> **Aim of the task**:
Wherever the word "kRows" occurs in the lines below, copy the whole line.

***** Given information *****

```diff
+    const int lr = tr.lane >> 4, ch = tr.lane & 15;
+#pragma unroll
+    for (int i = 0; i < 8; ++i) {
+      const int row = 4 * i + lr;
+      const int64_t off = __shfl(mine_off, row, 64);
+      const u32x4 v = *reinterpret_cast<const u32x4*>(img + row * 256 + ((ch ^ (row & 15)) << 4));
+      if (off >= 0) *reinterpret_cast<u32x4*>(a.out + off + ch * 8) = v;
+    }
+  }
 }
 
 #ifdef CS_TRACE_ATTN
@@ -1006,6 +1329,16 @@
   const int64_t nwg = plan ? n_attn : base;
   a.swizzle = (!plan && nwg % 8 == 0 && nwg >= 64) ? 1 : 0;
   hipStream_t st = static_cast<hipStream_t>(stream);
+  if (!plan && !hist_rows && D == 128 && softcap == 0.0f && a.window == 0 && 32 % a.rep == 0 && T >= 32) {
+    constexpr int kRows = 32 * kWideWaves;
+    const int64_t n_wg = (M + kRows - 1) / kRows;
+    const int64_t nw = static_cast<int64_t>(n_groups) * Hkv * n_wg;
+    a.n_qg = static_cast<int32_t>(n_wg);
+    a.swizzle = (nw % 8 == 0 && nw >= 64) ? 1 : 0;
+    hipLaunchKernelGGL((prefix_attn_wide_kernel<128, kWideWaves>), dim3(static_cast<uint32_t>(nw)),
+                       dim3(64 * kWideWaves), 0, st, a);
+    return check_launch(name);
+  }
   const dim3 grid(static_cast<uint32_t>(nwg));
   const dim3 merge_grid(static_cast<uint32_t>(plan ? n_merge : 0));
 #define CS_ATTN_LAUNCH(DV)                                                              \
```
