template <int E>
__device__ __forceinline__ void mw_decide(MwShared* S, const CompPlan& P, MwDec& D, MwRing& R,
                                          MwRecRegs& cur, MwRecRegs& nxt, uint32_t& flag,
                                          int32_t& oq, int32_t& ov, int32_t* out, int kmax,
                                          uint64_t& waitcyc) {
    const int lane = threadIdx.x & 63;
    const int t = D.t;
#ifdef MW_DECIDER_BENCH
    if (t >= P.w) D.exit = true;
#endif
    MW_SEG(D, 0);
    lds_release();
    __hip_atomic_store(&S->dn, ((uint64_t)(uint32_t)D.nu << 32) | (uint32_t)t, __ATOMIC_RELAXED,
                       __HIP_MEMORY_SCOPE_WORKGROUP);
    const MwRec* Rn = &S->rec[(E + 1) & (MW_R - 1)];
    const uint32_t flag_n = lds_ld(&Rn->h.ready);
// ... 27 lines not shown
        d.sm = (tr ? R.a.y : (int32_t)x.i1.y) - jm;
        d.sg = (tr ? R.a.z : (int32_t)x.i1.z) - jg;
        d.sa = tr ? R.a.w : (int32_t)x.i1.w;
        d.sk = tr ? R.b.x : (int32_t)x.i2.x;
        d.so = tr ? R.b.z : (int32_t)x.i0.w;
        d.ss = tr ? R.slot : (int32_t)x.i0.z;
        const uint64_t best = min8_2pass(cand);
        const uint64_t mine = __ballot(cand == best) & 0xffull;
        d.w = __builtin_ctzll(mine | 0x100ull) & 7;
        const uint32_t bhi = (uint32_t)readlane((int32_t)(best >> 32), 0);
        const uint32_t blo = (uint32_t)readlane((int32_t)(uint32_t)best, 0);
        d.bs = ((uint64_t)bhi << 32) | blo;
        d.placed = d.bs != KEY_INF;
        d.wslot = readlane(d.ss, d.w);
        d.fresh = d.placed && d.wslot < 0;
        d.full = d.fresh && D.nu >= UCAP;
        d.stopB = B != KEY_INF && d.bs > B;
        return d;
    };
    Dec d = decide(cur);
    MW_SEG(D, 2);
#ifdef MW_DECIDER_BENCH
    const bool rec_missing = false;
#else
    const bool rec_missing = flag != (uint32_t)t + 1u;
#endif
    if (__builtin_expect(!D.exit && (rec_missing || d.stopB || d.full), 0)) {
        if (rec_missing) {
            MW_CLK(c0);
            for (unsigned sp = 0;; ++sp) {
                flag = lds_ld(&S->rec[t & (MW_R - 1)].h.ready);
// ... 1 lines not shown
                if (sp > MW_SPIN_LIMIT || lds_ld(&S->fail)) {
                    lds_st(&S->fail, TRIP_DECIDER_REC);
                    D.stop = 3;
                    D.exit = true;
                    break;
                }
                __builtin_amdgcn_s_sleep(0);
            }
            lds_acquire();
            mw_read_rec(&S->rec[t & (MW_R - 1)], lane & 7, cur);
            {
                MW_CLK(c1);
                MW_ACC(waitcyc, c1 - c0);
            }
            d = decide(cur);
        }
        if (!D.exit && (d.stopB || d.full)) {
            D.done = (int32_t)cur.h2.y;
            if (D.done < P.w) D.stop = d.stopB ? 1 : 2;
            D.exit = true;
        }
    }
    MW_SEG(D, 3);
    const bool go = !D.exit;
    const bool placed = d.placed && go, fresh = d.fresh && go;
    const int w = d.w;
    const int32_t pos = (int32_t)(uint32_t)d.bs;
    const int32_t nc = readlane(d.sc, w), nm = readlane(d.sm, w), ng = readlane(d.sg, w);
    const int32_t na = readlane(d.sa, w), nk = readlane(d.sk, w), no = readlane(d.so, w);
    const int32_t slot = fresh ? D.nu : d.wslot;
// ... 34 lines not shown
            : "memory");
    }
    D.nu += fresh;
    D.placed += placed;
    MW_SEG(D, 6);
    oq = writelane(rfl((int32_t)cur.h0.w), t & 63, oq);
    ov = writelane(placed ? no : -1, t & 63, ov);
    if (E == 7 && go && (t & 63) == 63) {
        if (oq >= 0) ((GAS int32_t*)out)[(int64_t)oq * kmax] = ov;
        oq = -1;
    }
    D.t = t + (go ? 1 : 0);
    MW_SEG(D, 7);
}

*****

> **Task response**:
+    constexpr int kRows = 32 * kWideWaves;
+    const int64_t n_wg = (M + kRows - 1) / kRows;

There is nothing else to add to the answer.